Enfin, le ‘tech set’ concerne les technologies et plateformes à utiliser pour faciliter le développement commercial. Par exemple, il y a 10 ans, seulement une douzaine de logiciels étaient disponibles pour assister le vendeur dans sa mission commerciale. Aujourd’hui, on a dépassé les 500. Mais combien de ces logiciels les entreprises utilisent-elles réellement pour automatiser, augmenter et assister leurs forces de vente ? Le ‘tech set’ représente des gains d’efficacité et de productivité énormes pour le vendeur d’aujourd’hui, ce pour le bénéfice de leur propre entreprise. Cela passe notamment par l’utilisation de plateformes telles que Salesforce.com ou LinkedIn à des fins de collaboration, de prospection commerciale et de gestion de la relation client.

En fait, grâce aux nouvelles technologies, les forces de vente sont en train de passer de l’Outside Sale (prospection et vente sur le terrain via les réseaux de transport physique), à l’Inside Sale (prospection et vente digitale via les réseaux sociaux et digitaux) dont la progression a dépassé celle de l’Outside Sale. Par exemple, plus de 500 millions de professionnels sont sur LinkedIn. La probabilité que les clients d’une entreprise y soient est donc extrêmement forte.

Mais certains opérateurs dans le commerce insistent sur la nécessité des rencontres physiques pour que le commerce soit sain et repose sur la confiance ?
C’est une condition qui n’est plus nécessaire, ni suffisante. Je veux parler des rencontres physiques, bien sûr, car pour la confiance, cela reste une condition plus que nécessaire bien évidemment, mais elle peut se construire et s’établir aussi de manière digitale.

De toute façon, les clients convergent radicalement vers une interaction de plus en plus digitale avec leurs fournisseurs, donc s’ils ne vous trouvent pas, vous ne pourrez leur apporter de la valeur.

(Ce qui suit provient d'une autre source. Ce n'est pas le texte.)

# i2Nav-WHU/IC-GVINS

Measured on AMD Instinct MI355X. Metric: frames/s at 1280x720, 300 feats, 10-KF window; residual/Jacobian eval/s, higher is better.
Workload: dtype u8/int64 front-end (f32/f64 solves), f64 factors

## Files before the change

### ic-gvins_amd/csrc/image.hip

```cpp
#include <algorithm>

#include "icg_internal.h"

#define PRE_MAX_JOBS 64
struct pre_jobs {
    const uint8_t *src[PRE_MAX_JOBS];
    int32_t slot[PRE_MAX_JOBS];
    int stride;
    const int32_t *slot_ind;
};
__device__ __forceinline__ int pre_job_slot(const pre_jobs &j, int b) { return j.slot_ind ? j.slot_ind[b] : j.slot[b]; }

__global__ void k_bgr2gray(const uint8_t *bgr, int w, int h, int sstride, size_t sbatch, uint8_t *gray, int gstride,
                           size_t gbatch) {
    int x = blockIdx.x * blockDim.x + threadIdx.x;
    int y = blockIdx.y;
    int b = blockIdx.z;
    if (x >= w) return;
    const uint8_t *p = bgr + (size_t) b * sbatch + (size_t) y * sstride + 3 * x;
    gray[(size_t) b * gbatch + (size_t) y * gstride + x] =
        (uint8_t) ((p[0] * 1868 + p[1] * 9617 + p[2] * 4899 + 8192) >> 14);
}

__global__ void k_hist256(pre_jobs jobs, int w, int h, unsigned int *hist ) {
    __shared__ unsigned int sh[256];
    int b = blockIdx.y;
    sh[threadIdx.x] = 0;
    __syncthreads();
    const uint8_t *src = jobs.src[b];
    const int stride   = jobs.stride;
    int total          = src ? w * h : 0;
    for (int i = blockIdx.x * blockDim.x + threadIdx.x; i < total; i += gridDim.x * blockDim.x) {
        int y = i / w, x = i - y * w;
        atomicAdd(&sh[src[(size_t) y * stride + x]], 1u);
    }
    __syncthreads();
    if (sh[threadIdx.x]) atomicAdd(&hist[(size_t) b * 256 + threadIdx.x], sh[threadIdx.x]);
}

struct clahe_geom {
    int w, h, tw, th, clip;
    float lut_scale, inv_tw, inv_th;
};

__device__ __forceinline__ int wave_sum_i32(int v) {
    v += __builtin_amdgcn_update_dpp(0, v, 0xB1, 0xF, 0xF, false);
    v += __builtin_amdgcn_update_dpp(0, v, 0x4E, 0xF, 0xF, false);
    v += __builtin_amdgcn_update_dpp(0, v, 0x141, 0xF, 0xF, false);
    v += __builtin_amdgcn_update_dpp(0, v, 0x140, 0xF, 0xF, false);
    v += __builtin_amdgcn_update_dpp(0, v, 0x142, 0xA, 0xF, false);
    v += __builtin_amdgcn_update_dpp(0, v, 0x143, 0xC, 0xF, false);
    return __builtin_amdgcn_readlane(v, 63);
}
__device__ __forceinline__ int wave_scan_i32(int v) {
    v += __builtin_amdgcn_update_dpp(0, v, 0x111, 0xF, 0xF, true);
    v += __builtin_amdgcn_update_dpp(0, v, 0x112, 0xF, 0xF, true);
    v += __builtin_amdgcn_update_dpp(0, v, 0x114, 0xF, 0xF, true);
    v += __builtin_amdgcn_update_dpp(0, v, 0x118, 0xF, 0xF, true);
    v += __builtin_amdgcn_update_dpp(0, v, 0x142, 0xA, 0xF, false);
    v += __builtin_amdgcn_update_dpp(0, v, 0x143, 0xC, 0xF, false);
    return v;
}

__global__ __launch_bounds__(64) void k_clahe_lut(pre_jobs jobs, clahe_geom g, uint8_t *lut , int n_items) {
    __shared__ __attribute__((aligned(16))) unsigned int hist[256];
    const int lane = threadIdx.x;
    const int item = icg_xcd_chunked(blockIdx.x, n_items);
    if (item >= n_items) return;
    const int b    = item / (ICG_CLAHE_TILES * ICG_CLAHE_TILES);
    const int tile = item - b * (ICG_CLAHE_TILES * ICG_CLAHE_TILES);
    const int ty = tile / ICG_CLAHE_TILES, tx = tile - ty * ICG_CLAHE_TILES;
    const uint8_t *src = jobs.src[b];
    if (!src) return;
    const int stride   = jobs.stride;
    reinterpret_cast<uint4 *>(hist)[lane] = make_uint4(0, 0, 0, 0);
    __syncthreads();

    const int x_begin = tx * g.tw, x_end = x_begin + g.tw, y_begin = ty * g.th;
    const int xa  = x_begin & ~3;
    const int ndw = (((x_end + 3) & ~3) - xa) >> 2;
    const bool pad_small = g.th * ICG_CLAHE_TILES < 2 * g.h - 1;
    auto load_row_dword = [&](int r, int x) -> unsigned int {
        const uint8_t *row = src + (size_t) (pad_small ? icg_reflect1(y_begin + r, g.h) : icg_reflect101(y_begin + r, g.h)) * stride;
        if (x + 3 < g.w) return *reinterpret_cast<const unsigned int *>(row + x);
        unsigned int v = 0;
#pragma unroll
        for (int j = 0; j < 4; j++) v |= (unsigned int) row[icg_reflect101(x + j, g.w)] << (8 * j);
        return v;
    };
    const int nin = ndw - 2;
    const bool fast = nin >= 1 && nin <= 16 && y_begin + g.th <= g.h && xa + 4 * ndw <= g.w;
    if (fast) {
        const int d = lane & 15, q = lane >> 4;
        const bool on = d < nin;
        const uint8_t *p = src + (size_t) (y_begin + q) * stride + (xa + 4 * (on ? d + 1 : 1));
        unsigned char *hb = reinterpret_cast<unsigned char *>(hist);
        const size_t step = 4 * (size_t) stride;
        for (int r = q; r < g.th; r += 16, p += 4 * step) {
            unsigned int v[4];
            bool ok[4];
#pragma unroll
            for (int k = 0; k < 4; k++) {
                ok[k] = on && r + 4 * k < g.th;
                v[k]  = r + 4 * k < g.th ? *reinterpret_cast<const unsigned int *>(p + k * step) : 0u;
            }
#pragma unroll
            for (int k = 0; k < 4; k++) {
                if (ok[k]) {
                    atomicAdd(reinterpret_cast<unsigned int *>(hb + ((v[k] << 2) & 0x3fcu)), 1u);
                    atomicAdd(reinterpret_cast<unsigned int *>(hb + ((v[k] >> 6) & 0x3fcu)), 1u);
                    atomicAdd(reinterpret_cast<unsigned int *>(hb + ((v[k] >> 14) & 0x3fcu)), 1u);
                    atomicAdd(reinterpret_cast<unsigned int *>(hb + ((v[k] >> 22) & 0x3fcu)), 1u);
                }
            }
        }
    } else {
        {
            const int items = g.th * (nin > 0 ? nin : 0);
            const unsigned int magic = nin > 0 ? ((1u << 20) + (unsigned int) nin - 1u) / (unsigned int) nin : 0u;
            constexpr int CH = 9;
            for (int base = 0; base < items; base += 64 * CH) {
                unsigned int v[CH];
                bool ok[CH];
    #pragma unroll
                for (int k = 0; k < CH; k++) {
                    const int i = base + k * 64 + lane;
                    ok[k]       = i < items;
                    v[k]        = 0;
                    if (ok[k]) {
                        const int r = (int) (((unsigned int) i * magic) >> 20), d = 1 + i - r * nin;
                        v[k]        = load_row_dword(r, xa + 4 * d);
                    }
                }
    #pragma unroll
                for (int k = 0; k < CH; k++) {
                    if (ok[k]) {
    #pragma unroll
                        for (int j = 0; j < 4; j++) atomicAdd(&hist[(v[k] >> (8 * j)) & 0xff], 1u);
                    }
                }
            }
        }
    }
    {
        const int nedge = ndw >= 2 ? 2 : 1, items = g.th * nedge;
        for (int i = lane; i < items; i += 64) {
            const int r = nedge == 2 ? (i >> 1) : i, d = (nedge == 2 && (i & 1)) ? ndw - 1 : 0;
            const int x = xa + 4 * d;
            const unsigned int v = load_row_dword(r, x);
#pragma unroll
            for (int j = 0; j < 4; j++) {
                const int xx = x + j;
                if (xx >= x_begin && xx < x_end) atomicAdd(&hist[(v >> (8 * j)) & 0xff], 1u);
            }
        }
    }
    __syncthreads();

    const uint4 h4 = reinterpret_cast<const uint4 *>(hist)[lane];
    int hv[4]      = {(int) h4.x, (int) h4.y, (int) h4.z, (int) h4.w};
    int excess     = 0;
#pragma unroll
    for (int j = 0; j < 4; j++) {
        if (hv[j] > g.clip) {
            excess += hv[j] - g.clip;
            hv[j] = g.clip;
        }
    }
    const int clipped   = wave_sum_i32(excess);
    const int batch_add = clipped / 256;
    const int residual  = clipped - batch_add * 256;
    int step            = residual ? 256 / residual : 1;
    if (step < 1) step = 1;
    int run = 0;
#pragma unroll
    for (int j = 0; j < 4; j++) {
        const int t = 4 * lane + j;
        hv[j] += batch_add;
        if (residual != 0 && (t % step) == 0 && (t / step) < residual) hv[j]++;
        run += hv[j];
        hv[j] = run;
    }
    const int incl = wave_scan_i32(run);
    const int excl = incl - run;
    unsigned int packed = 0;
#pragma unroll
    for (int j = 0; j < 4; j++) {
        const float f = rintf((float) (excl + hv[j]) * g.lut_scale);
        int iv        = (int) f;
        iv            = iv < 0 ? 0 : (iv > 255 ? 255 : iv);
        packed |= (unsigned int) iv << (8 * j);
    }
    reinterpret_cast<unsigned int *>(lut + ((size_t) b * ICG_CLAHE_TILES * ICG_CLAHE_TILES + tile) * 256)[lane] = packed;
}

#define CLAHE_CHUNK 256
#define CLAHE_MAXCOLS 24
#define CLAHE_FCOLS 8

typedef float f32x2 __attribute__((ext_vector_type(2)));

template <bool FLT>
__device__ __forceinline__ void clahe_apply_body(const pre_jobs &jobs, const clahe_geom &g, const uint8_t *lut, uint8_t *frames, size_t slot_bytes,
                                                 int dpitch, unsigned int *slut, int strip, int chunk, int b, int t, int dslot, int p_lo, int npairs,
                                                 int x_begin) {
    const int T = ICG_CLAHE_TILES;
    int ty1 = strip - 1, ty2 = strip;
    if (ty1 < 0) ty1 = 0;
    if (ty2 > T - 1) ty2 = T - 1;
    const unsigned int *blut = reinterpret_cast<const unsigned int *>(lut + (size_t) b * T * T * 256);
    for (int i = t; i < npairs * 64; i += 256) {
        const int p = p_lo + (i >> 6), v4 = i & 63;
        int c1 = p - 1, c2 = p;
        if (c1 < 0) c1 = 0;
        if (c2 > T - 1) c2 = T - 1;
        const unsigned int A = blut[(ty1 * T + c1) * 64 + v4], B = blut[(ty1 * T + c2) * 64 + v4];
        const unsigned int C = blut[(ty2 * T + c1) * 64 + v4], D = blut[(ty2 * T + c2) * 64 + v4];
        if (FLT) {
            float4 *dst = reinterpret_cast<float4 *>(slut) + 4 * i;
#define CL_F(w, k) ((float) (((w) >> (8 * (k))) & 0xffu))
            dst[0] = make_float4(CL_F(A, 0), CL_F(B, 0), CL_F(C, 0), CL_F(D, 0));
            dst[1] = make_float4(CL_F(A, 1), CL_F(B, 1), CL_F(C, 1), CL_F(D, 1));
            dst[2] = make_float4(CL_F(A, 2), CL_F(B, 2), CL_F(C, 2), CL_F(D, 2));
            dst[3] = make_float4(CL_F(A, 3), CL_F(B, 3), CL_F(C, 3), CL_F(D, 3));
#undef CL_F
        } else {
            const unsigned int ab01 = __builtin_amdgcn_perm(B, A, 0x05010400u), ab23 = __builtin_amdgcn_perm(B, A, 0x07030602u);
            const unsigned int cd01 = __builtin_amdgcn_perm(D, C, 0x05010400u), cd23 = __builtin_amdgcn_perm(D, C, 0x07030602u);
            uint4 e;
            e.x = __builtin_amdgcn_perm(cd01, ab01, 0x05040100u);
            e.y = __builtin_amdgcn_perm(cd01, ab01, 0x07060302u);
            e.z = __builtin_amdgcn_perm(cd23, ab23, 0x05040100u);
            e.w = __builtin_amdgcn_perm(cd23, ab23, 0x07060302u);
            reinterpret_cast<uint4 *>(slut)[i] = e;
        }
    }
    __syncthreads();

    const int wave = t >> 6, lane = t & 63;
    const int x0 = x_begin + lane * 4;
    int pofs[4];
    float xa[4], xa1[4];
#pragma unroll
    for (int k = 0; k < 4; k++) {
        const int x     = x0 + k;
        const float txf = x * g.inv_tw - 0.5f;
        const int tx1   = (int) floorf(txf);
        xa[k]           = txf - tx1;
        xa1[k]          = 1.0f - xa[k];
        int p           = tx1 + 1 - p_lo;
        p               = p < 0 ? 0 : (p > npairs - 1 ? npairs - 1 : p);
        pofs[k]         = p << 8;
    }
    if (x0 >= g.w) return;

    int y_lo = (strip - 1) * g.th + g.th / 2 - 2;
    int y_hi = strip * g.th + g.th / 2 + 3;
    if (y_lo < 0) y_lo = 0;
    if (y_hi > g.h) y_hi = g.h;
    const uint8_t *src = jobs.src[b];
    const int stride   = jobs.stride;
    uint8_t *dst       = frames + (size_t) dslot * slot_bytes;
    if (FLT) {
        const float4 *sf = reinterpret_cast<const float4 *>(slut);
        for (int y = y_lo + wave; y < y_hi; y += 4) {
            const float tyf = y * g.inv_th - 0.5f;
            const int tyr   = (int) floorf(tyf);
            if (tyr != strip - 1) continue;
            const float ya = tyf - tyr, ya1 = 1.0f - ya;
            const unsigned int pin = *reinterpret_cast<const unsigned int *>(src + (size_t) y * stride + x0);
            const float4 e0 = sf[pofs[0] + (pin & 0xff)], e1 = sf[pofs[1] + ((pin >> 8) & 0xff)];
            const float4 e2 = sf[pofs[2] + ((pin >> 16) & 0xff)], e3 = sf[pofs[3] + (pin >> 24)];
            const float r0 = (e0.x * xa1[0] + e0.y * xa[0]) * ya1 + (e0.z * xa1[0] + e0.w * xa[0]) * ya;
            const float r1 = (e1.x * xa1[1] + e1.y * xa[1]) * ya1 + (e1.z * xa1[1] + e1.w * xa[1]) * ya;
            const float r2 = (e2.x * xa1[2] + e2.y * xa[2]) * ya1 + (e2.z * xa1[2] + e2.w * xa[2]) * ya;
            const float r3 = (e3.x * xa1[3] + e3.y * xa[3]) * ya1 + (e3.z * xa1[3] + e3.w * xa[3]) * ya;
            const unsigned int m0 = __float_as_uint(r0 + 12582912.f), m1 = __float_as_uint(r1 + 12582912.f);
            const unsigned int m2 = __float_as_uint(r2 + 12582912.f), m3 = __float_as_uint(r3 + 12582912.f);
            const unsigned int lo = __builtin_amdgcn_perm(m1, m0, 0x0c0c0400u), hi = __builtin_amdgcn_perm(m3, m2, 0x0c0c0400u);
            *reinterpret_cast<unsigned int *>(dst + (size_t) y * dpitch + x0) = __builtin_amdgcn_perm(hi, lo, 0x05040100u);
        }
        return;
    }
    const f32x2 XA01 = {xa[0], xa[1]}, XA23 = {xa[2], xa[3]}, XB01 = {xa1[0], xa1[1]}, XB23 = {xa1[2], xa1[3]};
    for (int y = y_lo + wave; y < y_hi; y += 4) {
        const float tyf = y * g.inv_th - 0.5f;
        const int tyr   = (int) floorf(tyf);
        if (tyr != strip - 1) continue;
        const float ya = tyf - tyr, ya1 = 1.0f - ya;
        const unsigned int pin = *reinterpret_cast<const unsigned int *>(src + (size_t) y * stride + x0);
        const unsigned int e0 = slut[pofs[0] + (pin & 0xff)], e1 = slut[pofs[1] + ((pin >> 8) & 0xff)];
        const unsigned int e2 = slut[pofs[2] + ((pin >> 16) & 0xff)], e3 = slut[pofs[3] + (pin >> 24)];
#define CL_B(e, k) ((float) (((e) >> (8 * (k))) & 0xffu))
        const f32x2 A01 = {CL_B(e0, 0), CL_B(e1, 0)}, B01 = {CL_B(e0, 1), CL_B(e1, 1)};
        const f32x2 C01 = {CL_B(e0, 2), CL_B(e1, 2)}, D01 = {CL_B(e0, 3), CL_B(e1, 3)};
        const f32x2 A23 = {CL_B(e2, 0), CL_B(e3, 0)}, B23 = {CL_B(e2, 1), CL_B(e3, 1)};
        const f32x2 C23 = {CL_B(e2, 2), CL_B(e3, 2)}, D23 = {CL_B(e2, 3), CL_B(e3, 3)};
#undef CL_B
        const f32x2 r01 = (A01 * XB01 + B01 * XA01) * ya1 + (C01 * XB01 + D01 * XA01) * ya;
        const f32x2 r23 = (A23 * XB23 + B23 * XA23) * ya1 + (C23 * XB23 + D23 * XA23) * ya;
        const float res[4] = {r01.x, r01.y, r23.x, r23.y};
        unsigned int pout = 0;
#pragma unroll
        for (int k = 0; k < 4; k++) {
            const int iv = (int) rintf(res[k]);
            pout |= (unsigned int) (iv < 0 ? 0 : (iv > 255 ? 255 : iv)) << (8 * k);
        }
        *reinterpret_cast<unsigned int *>(dst + (size_t) y * dpitch + x0) = pout;
    }
}
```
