 template <typename LoadT, bool LEVELS, int SM, bool CAND>
-cudaError_t launch_stage_t(ka_ctx* c, cudaStream_t s, const KaSolveParams& p, const Plan& pl, int T, int ncand, int* grid_x) {
+cudaError_t launch_stage_t(ka_ctx* c, cudaStream_t s, const KaSolveParams& p, const Plan& pl, int T, int ncand, int keep_free, int* grid_x) {
     auto kern = ka_sticky_spread_kernel<LoadT, LEVELS, SM, CAND>;
     const int threads = pl.a_warps * 32;
-    cudaError_t e = allow_smem(kern, pl.a_smem);
+    int64_t smem = (int64_t)pl.a_smem;
+    if (keep_free > 0) {
+        const int64_t per_sm = (int64_t)c->smem_per_sm, rsv = (int64_t)c->smem_reserved;
+        smem = std::max({smem, per_sm / 2 - rsv + 1, per_sm - 2 * rsv - (int64_t)pl.b_smem + 1});
+    }
+    cudaError_t e = allow_smem(kern, (size_t)smem);
     if (e != cudaSuccess) return e;
     int occ = 1;
-    e = cudaOccupancyMaxActiveBlocksPerMultiprocessor(&occ, kern, threads, pl.a_smem);
+    e = cudaOccupancyMaxActiveBlocksPerMultiprocessor(&occ, kern, threads, (size_t)smem);
     if (e != cudaSuccess) return e;
     int grid = (T + pl.a_warps - 1) / pl.a_warps;
-    grid = std::min(grid, std::max(1, std::max(1, occ) * c->sm_count / std::max(ncand, 1)));
+    grid = std::min(grid, std::max(1, std::max(1, occ) * (c->sm_count - keep_free) / std::max(ncand, 1)));
     *grid_x = grid;
-    kern<<<dim3(grid, std::max(ncand, 1)), threads, pl.a_smem, s>>>(p, pl.a_load_bytes, pl.a_slab_bytes, pl.a_cnt_bytes, pl.lv_owner_bytes,
-                                                                 pl.lv_last_bytes, pl.lv_p_bytes);
+    kern<<<dim3(grid, std::max(ncand, 1)), threads, (size_t)smem, s>>>(p, pl.a_load_bytes, pl.a_slab_bytes, pl.a_cnt_bytes,
+                                                                       pl.lv_owner_bytes, pl.lv_last_bytes, pl.lv_p_bytes);
     return cudaGetLastError();
 }
 
 template <typename LoadT, bool LEVELS, bool CAND>
-cudaError_t launch_stage(ka_ctx* c, cudaStream_t s, const KaSolveParams& p, const Plan& pl, int T, int ncand, int* grid_x) {
-    return p.S <= 3 ? launch_stage_t<LoadT, LEVELS, 3, CAND>(c, s, p, pl, T, ncand, grid_x)
-                    : launch_stage_t<LoadT, LEVELS, 8, CAND>(c, s, p, pl, T, ncand, grid_x);
+cudaError_t launch_stage(ka_ctx* c, cudaStream_t s, const KaSolveParams& p, const Plan& pl, int T, int ncand, int keep_free, int* grid_x) {
+    return p.S <= 3 ? launch_stage_t<LoadT, LEVELS, 3, CAND>(c, s, p, pl, T, ncand, keep_free, grid_x)
+                    : launch_stage_t<LoadT, LEVELS, 8, CAND>(c, s, p, pl, T, ncand, keep_free, grid_x);
 }
 
 void reset_plans(ka_ctx* c) {
@@ -451,12 +462,12 @@
 }
 
 template <bool CAND>
-int launch_stage_plan(ka_ctx* c, cudaStream_t s, const KaSolveParams& p, const Plan& pl, int T, int ncand, int lut_mask) {
+int launch_stage_plan(ka_ctx* c, cudaStream_t s, const KaSolveParams& p, const Plan& pl, int T, int ncand, int lut_mask, int keep_free = 0) {
     cudaError_t e;
     int grid_x = 0;
-    if (!pl.a_levels) e = launch_stage<uint8_t, false, CAND>(c, s, p, pl, T, ncand, &grid_x);
-    else if (pl.a_load_kind == 0) e = launch_stage<uint8_t, true, CAND>(c, s, p, pl, T, ncand, &grid_x);
-    else e = launch_stage<uint16_t, true, CAND>(c, s, p, pl, T, ncand, &grid_x);
+    if (!pl.a_levels) e = launch_stage<uint8_t, false, CAND>(c, s, p, pl, T, ncand, keep_free, &grid_x);
+    else if (pl.a_load_kind == 0) e = launch_stage<uint8_t, true, CAND>(c, s, p, pl, T, ncand, keep_free, &grid_x);
+    else e = launch_stage<uint16_t, true, CAND>(c, s, p, pl, T, ncand, keep_free, &grid_x);
     KA_CUDA(e);
     c->launches++;
     int32_t* r = c->stage_plan;
@@ -490,7 +501,7 @@
     return p;
 }
 
-int enq_stage(ka_ctx* c, cudaStream_t s, const StageDesc& d, cudaEvent_t a_done, cudaEvent_t done = nullptr) {
+int enq_stage(ka_ctx* c, cudaStream_t s, const StageDesc& d, cudaEvent_t a_done, cudaEvent_t done = nullptr, int keep_free = 0) {
     const Plan& pl = d.pl;
     RunScratch& r = c->run;
     if (d.T > 0) {
@@ -502,7 +513,7 @@
         p.out.lend = pl.a_levels ? r.lend.as<uint32_t>() + d.q0 : nullptr;
         p.out.tstatus = r.tstatus.as<int4>();
         p.out.err_topic = r.flags.as<unsigned>();
-        const int rc = launch_stage_plan<false>(c, s, p, pl, d.T, 0, 1 << c->br.lut_mode);
+        const int rc = launch_stage_plan<false>(c, s, p, pl, d.T, 0, 1 << c->br.lut_mode, keep_free);
         if (rc != KA_OK) return rc;
     }
     const bool tables = pl.a_levels && d.T > 0;
@@ -578,6 +589,7 @@
 
 constexpr int KA_CHAIN_SUB_TOPICS = 512;
 constexpr int KA_CHAIN_LARGE_BLOCK = 1024;
+constexpr int KA_CHAIN_SMS = 4;
 
 int chain_subblocks(const StageDesc& d, int blocks_in_solve, bool overlapped = false) {
     if (d.d_part_off || d.pl.rec_kind != 3 || d.T < 2) return 1;
@@ -763,10 +775,17 @@
     return KA_OK;
 }
 
-int enq_order_emit(ka_ctx* c, cudaStream_t s, const StageDesc& d, SolveCall& io, int blocks_in_solve, cudaEvent_t next_stage = nullptr) {
+int enq_order_emit(ka_ctx* c, cudaStream_t s, const StageDesc& d, SolveCall& io, int blocks_in_solve, cudaEvent_t next_stage = nullptr,
+                   cudaEvent_t rest_stage = nullptr, const std::function<int()>* enq_next = nullptr) {
     const int S = d.S;
     const Plan& pl = d.pl;
-    if (next_stage && (d.Q <= 0 || c->br.N <= 0 || pl.rec_kind != 3)) KA_CUDA(cudaStreamWaitEvent(c->sb1, next_stage, 0));
+    auto wait_next = [&]() -> int {
+        const int r = enq_next ? (*enq_next)() : KA_OK;
+        if (r == KA_OK) KA_CUDA(cudaStreamWaitEvent(c->sb1, next_stage, 0));
+        return r;
+    };
+    int rc;
+    if (next_stage && (d.Q <= 0 || c->br.N <= 0 || pl.rec_kind != 3) && (rc = wait_next()) != KA_OK) return rc;
     if (d.Q <= 0 || c->br.N <= 0) return io.json && d.d_part_off && d.Q == 0 ? enq_json(c, s, io, d, sub_block(d, 0, 1), true, true) : KA_OK;
     int32_t* d_out = io.d_out + d.q0 * S;
     int32_t* d_out_len = io.d_out_len ? io.d_out_len + d.q0 : nullptr;
@@ -791,8 +810,10 @@
     if (c->timing && e == 0) KA_CUDA(cudaEventRecord(c->ev_chain[0][0], s1));
     for (int j = 0; j < nsub; ++j) {
         const int k = io.chains + j;
-        if (next_stage && j == jw) KA_CUDA(cudaStreamWaitEvent(s1, next_stage, 0));
-        int rc = enq_slot_chain(c, s1, d, 0, j, nsub, true);
+        if (enq_next && j == 1 && (rc = (*enq_next)()) != KA_OK) return rc;
+        if (rest_stage && j == 1) KA_CUDA(cudaStreamWaitEvent(s1, rest_stage, 0));
+        if (next_stage && j == jw && (rc = wait_next()) != KA_OK) return rc;
+        rc = enq_slot_chain(c, s1, d, 0, j, nsub, true);
         if (rc != KA_OK) return rc;
         KA_CUDA(cudaEventRecord(c->ev_b1[k], s1));
         KA_CUDA(cudaStreamWaitEvent(s, c->ev_b1[k], 0));
@@ -811,7 +832,7 @@
         if (io.json && (rc = enq_json(c, se, io, d, b, d.blk == 0 && j == 0, d.blk == blocks_in_solve - 1 && j == nsub - 1)) != KA_OK)
             return rc;
     }
-    if (next_stage && jw == nsub) KA_CUDA(cudaStreamWaitEvent(s1, next_stage, 0));
+    if (next_stage && jw == nsub && (rc = wait_next()) != KA_OK) return rc;
     if (c->timing && !next_stage) KA_CUDA(cudaEventRecord(c->ev_chain[0][1], s1));
     io.chains += nsub;
     c->chain_used = e + 1;
@@ -872,6 +893,7 @@
         if ((rc = describe_block(sh, bound(k), bound(k + 1), k, c->br.N, c->br.blob_bytes, ds[k], st)) != KA_OK) return rc;
     if ((rc = reserve_scratch(c, ds, K)) != KA_OK) return rc;
     c->last_stages = K;
+    c->last_head_split = false;
     if (c->timing) KA_CUDA(cudaEventRecord(c->ev[0], s));
     if (K == 1) {
         const StageDesc& d = ds[0];
@@ -891,22 +913,58 @@
         if (io.stream_out) KA_CUDA(cudaStreamWaitEvent(c->sj, c->ev_in, 0));
         KA_CUDA(cudaStreamWaitEvent(aux, c->ev_in, 0));
         if ((rc = reset_flags(c, aux)) != KA_OK) return rc;
+        const bool split = !io.h_cur && ds[0].pl.rec_kind == 3 && !ds[0].pl.a_levels && ds[0].T >= KA_CHAIN_LARGE_BLOCK &&
+                           chain_subblocks(ds[0], K, true) >= 2;
+        const int keep_free = split ? KA_CHAIN_SMS : 0;
+        c->last_head_split = split;
+        StageDesc head, rest;
+        if (split) {
+            const int t1 = sub_block(ds[0], 0, chain_subblocks(ds[0], K, true)).t1;
+            if ((rc = describe_block(sh, 0, t1, 0, c->br.N, c->br.blob_bytes, head, st)) != KA_OK ||
+                (rc = describe_block(sh, t1, bound(1), 0, c->br.N, c->br.blob_bytes, rest, st)) != KA_OK)
+                return rc;
+            Plan& hp = head.pl;
+            const int sms = std::max(1, c->sm_count - keep_free);
+            const int w = std::max(1, std::min(hp.a_warps, (head.T + sms - 1) / sms));
+            hp.a_smem -= (hp.a_smem - 16 - (size_t)hp.a_blob_bytes) / hp.a_warps * (size_t)(hp.a_warps - w);
+            hp.a_warps = w;
+        }
+        auto enq_part = [&](const StageDesc& d, cudaEvent_t start, cudaEvent_t a_done, cudaEvent_t done) -> int {
+            const int r = enq_inputs(aux, io, d, d.Q * d.RF);
+            if (r != KA_OK) return r;
+            if (c->timing) KA_CUDA(cudaEventRecord(start, aux));
+            return enq_stage(c, aux, d, a_done, done, keep_free);
+        };
+        auto stage = [&](int k) -> int {
+            const int r = k == 0 && split ? enq_part(rest, c->ev_head_t[1], c->ev_pipe[0][1], c->ev_stage[0])
+                                          : enq_part(ds[k], c->ev_pipe[k][0], c->ev_pipe[k][1], c->ev_stage[k]);
+            if (r == KA_OK && c->timing) KA_CUDA(cudaEventRecord(c->ev_pipe[k][2], aux));
+            return r;
+        };
+        int staged_k = 0;
+        auto stage_to = [&](int last) -> int {
+            for (; staged_k <= last && staged_k < K; ++staged_k) {
+                const int r = stage(staged_k);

Ce qui est dommage si vous avez une valeur différenciante sur le marché. Et le vendeur a un rôle essentiel et croissant pour construire son Digital Personal Brand pour faire partie de l’univers de référence du client. D’ailleurs, LinkedIn vous permet de construire et de connaître votre Social Selling Index (SSI), qui traduit votre capacité à utiliser et profiter de leur plateforme digitale pour votre développement commercial. Celui-ci dépend notamment de votre capacité à développer votre réseau de relations commerciales avec du contenu pertinent.

Ce vendeur-là serait-il le salarié le plus cher de son entreprise ?
En tout cas, la sélection, le recrutement, la formation et la rétention des vendeurs est sans nul doute l’un des postes de coûts le plus important des entreprises. D’où la nécessité d’en améliorer l’efficacité et le retour sur investissement. Et les vendeurs de talent doivent être rémunérés en fonction de leurs compétences, car ils sont à la base du chiffre d’affaires de leur entreprise.

De fait, le vendeur de demain ne saurait plus être le VRP qui va se servir des arguments de marketing classique, qui relèvent plus de la présentation. Le vendeur digital est plus dans l’écoute et la mise en valeur du client que de sa propre personne, qui lui permettent d’apporter des solutions recherchées par le client, et comprises en tant que telles par le vendeur. Une partie importante de son approche consiste d’ailleurs à suivre les clients sur les réseaux sociaux pour mieux appréhender leurs domaines d’intérêt au travers de ce qu’ils ‘like’, ‘comment’, ‘share’ et ‘post’. Ce que l’on appelle le Social Listening.